Return the lines below exactly as they appear, please, starting with the first and ending with the one that contains "-1111,7 +1121,7 @@".

═════ Data provided ═════

diff --git a/vcf2prot_amd/csrc/stitch_kernels.hip b/vcf2prot_amd/csrc/stitch_kernels.hip
--- a/vcf2prot_amd/csrc/stitch_kernels.hip
+++ b/vcf2prot_amd/csrc/stitch_kernels.hip
@@ -1047,9 +1047,11 @@
 
 
 __global__ __launch_bounds__(256) void touch_image_kernel(const uint64_t* __restrict__ desc, const Chunk* __restrict__ chunks, uint32_t n_chunks, uint64_t n_desc,
-                                                          const uint8_t* __restrict__ payload, uint64_t payload_len, uint64_t* __restrict__ stage)
-{
-    touch_chunks(desc, chunks, touch_wave_first(blockIdx.x & 7u, (blockIdx.x >> 3) * 4u + (threadIdx.x >> 6)), n_chunks, n_desc, payload, payload_len, threadIdx.x & 63u, stage);
+                                                          const uint8_t* __restrict__ payload, uint64_t payload_len, uint64_t* __restrict__ stage, uint32_t resident)
+{
+    const uint32_t c0 = touch_wave_first(blockIdx.x & 7u, (blockIdx.x >> 3) * 4u + (threadIdx.x >> 6));
+    if (resident) touch_slots(stage, chunks, c0, n_chunks, payload, payload_len, threadIdx.x & 63u);
+    else touch_chunks(desc, chunks, c0, n_chunks, n_desc, payload, payload_len, threadIdx.x & 63u, stage);
 }
 
 static hipError_t launch_stitch_range(const StitchArgs& args, hipStream_t stream, int nontemporal, uint32_t max_blocks);
@@ -1093,6 +1095,14 @@
     return uint32_t(per < args.n_chunks ? per : ((uint64_t(args.n_chunks) + 7u) & ~7ull));
 }
 
+hipError_t launch_stage_slots(const StitchArgs& args, uint64_t* slots, hipStream_t stream)
+{
+    if (args.n_chunks == 0) return hipSuccess;
+    hipLaunchKernelGGL(touch_image_kernel, dim3(8u * ((touch_waves_per_xcd(args.n_chunks) + 3u) / 4u)), dim3(256), 0, stream, args.desc, args.chunks, args.n_chunks, args.n_desc,
+                       args.src1, args.src1_len, slots, 0u);
+    return hipGetLastError();
+}
+
 hipError_t launch_stitch(const StitchArgs& args, hipStream_t stream, int nontemporal, uint32_t max_blocks)
 {
     if (args.n_chunks == 0) return hipSuccess;
@@ -1111,7 +1121,7 @@
     const int wsel = (nontemporal >> 28) & 3;
     if (ride && wsel == 0 && (a.opt_touch & 4u) != 0 && per <= 0x7FFFFFFFull) {
         const uint32_t n0 = uint32_t(args.n_chunks < per ? args.n_chunks : per);
-        hipLaunchKernelGGL(touch_image_kernel, dim3(8u * ((touch_waves_per_xcd(n0) + 3u) / 4u)), dim3(256), 0, stream, a.desc, a.chunks, n0, a.n_desc, a.src1, a.src1_len, nullptr);
+        hipLaunchKernelGGL(touch_image_kernel, dim3(8u * ((touch_waves_per_xcd(n0) + 3u) / 4u)), dim3(256), 0, stream, a.desc, a.chunks, n0, a.n_desc, a.src1, a.src1_len, nullptr, 0u);
         a.phase_chunks = uint32_t(per);
         return launch_stitch_range(a, stream, nontemporal, 0);
     }
@@ -1134,7 +1144,7 @@
             a.n_chunks = pieces[i].second;
             a.next_chunks = nullptr; a.n_next = 0;
             if (i + 2u < pieces.size()) { a.next_chunks = args.chunks + pieces[i + 2u].first; a.n_next = pieces[i + 2u].second; }
-            if (i < 2u) hipLaunchKernelGGL(touch_image_kernel, dim3(8u * ((touch_waves_per_xcd(a.n_chunks) + 3u) / 4u)), dim3(256), 0, s, a.desc, a.chunks, a.n_chunks, a.n_desc, a.src1, a.src1_len, nullptr);
+            if (i < 2u) hipLaunchKernelGGL(touch_image_kernel, dim3(8u * ((touch_waves_per_xcd(a.n_chunks) + 3u) / 4u)), dim3(256), 0, s, a.desc, a.chunks, a.n_chunks, a.n_desc, a.src1, a.src1_len, nullptr, 0u);
             err = launch_stitch_range(a, s, nontemporal, 0);
             if (err != hipSuccess) return err;
         }
@@ -1142,7 +1152,9 @@
         if (err == hipSuccess) err = hipStreamWaitEvent(stream, a.ev_join, 0);
         return err != hipSuccess ? err : hipGetLastError();
     }
-    const bool staged = ride && a.rows && wsel == 0 && args.stage != nullptr && per <= args.stage_chunks;
+    const bool resident = args.stage_resident != 0 && args.n_chunks <= args.stage_chunks;
+    const bool staged = ride && a.rows && wsel == 0 && args.stage != nullptr && (resident || (args.stage_resident == 0 && per <= args.stage_chunks));
+    a.stage_resident = staged && resident;
     uint32_t phase = 0;
     for (uint64_t c0 = 0; c0 < args.n_chunks; c0 += per, ++phase) {
         const uint32_t nc = uint32_t(args.n_chunks - c0 < per ? args.n_chunks - c0 : per);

═════

- Response to this exercise -
diff --git a/vcf2prot_amd/csrc/stitch_kernels.hip b/vcf2prot_amd/csrc/stitch_kernels.hip
--- a/vcf2prot_amd/csrc/stitch_kernels.hip
+++ b/vcf2prot_amd/csrc/stitch_kernels.hip
@@ -1047,9 +1047,11 @@
 
 
 __global__ __launch_bounds__(256) void touch_image_kernel(const uint64_t* __restrict__ desc, const Chunk* __restrict__ chunks, uint32_t n_chunks, uint64_t n_desc,
-                                                          const uint8_t* __restrict__ payload, uint64_t payload_len, uint64_t* __restrict__ stage)
-{
-    touch_chunks(desc, chunks, touch_wave_first(blockIdx.x & 7u, (blockIdx.x >> 3) * 4u + (threadIdx.x >> 6)), n_chunks, n_desc, payload, payload_len, threadIdx.x & 63u, stage);
+                                                          const uint8_t* __restrict__ payload, uint64_t payload_len, uint64_t* __restrict__ stage, uint32_t resident)
+{
+    const uint32_t c0 = touch_wave_first(blockIdx.x & 7u, (blockIdx.x >> 3) * 4u + (threadIdx.x >> 6));
+    if (resident) touch_slots(stage, chunks, c0, n_chunks, payload, payload_len, threadIdx.x & 63u);
+    else touch_chunks(desc, chunks, c0, n_chunks, n_desc, payload, payload_len, threadIdx.x & 63u, stage);
 }
 
 static hipError_t launch_stitch_range(const StitchArgs& args, hipStream_t stream, int nontemporal, uint32_t max_blocks);
@@ -1093,6 +1095,14 @@
     return uint32_t(per < args.n_chunks ? per : ((uint64_t(args.n_chunks) + 7u) & ~7ull));
 }
 
+hipError_t launch_stage_slots(const StitchArgs& args, uint64_t* slots, hipStream_t stream)
+{
+    if (args.n_chunks == 0) return hipSuccess;
+    hipLaunchKernelGGL(touch_image_kernel, dim3(8u * ((touch_waves_per_xcd(args.n_chunks) + 3u) / 4u)), dim3(256), 0, stream, args.desc, args.chunks, args.n_chunks, args.n_desc,
+                       args.src1, args.src1_len, slots, 0u);
+    return hipGetLastError();
+}
+
 hipError_t launch_stitch(const StitchArgs& args, hipStream_t stream, int nontemporal, uint32_t max_blocks)
 {
     if (args.n_chunks == 0) return hipSuccess;
@@ -1111,7 +1121,7 @@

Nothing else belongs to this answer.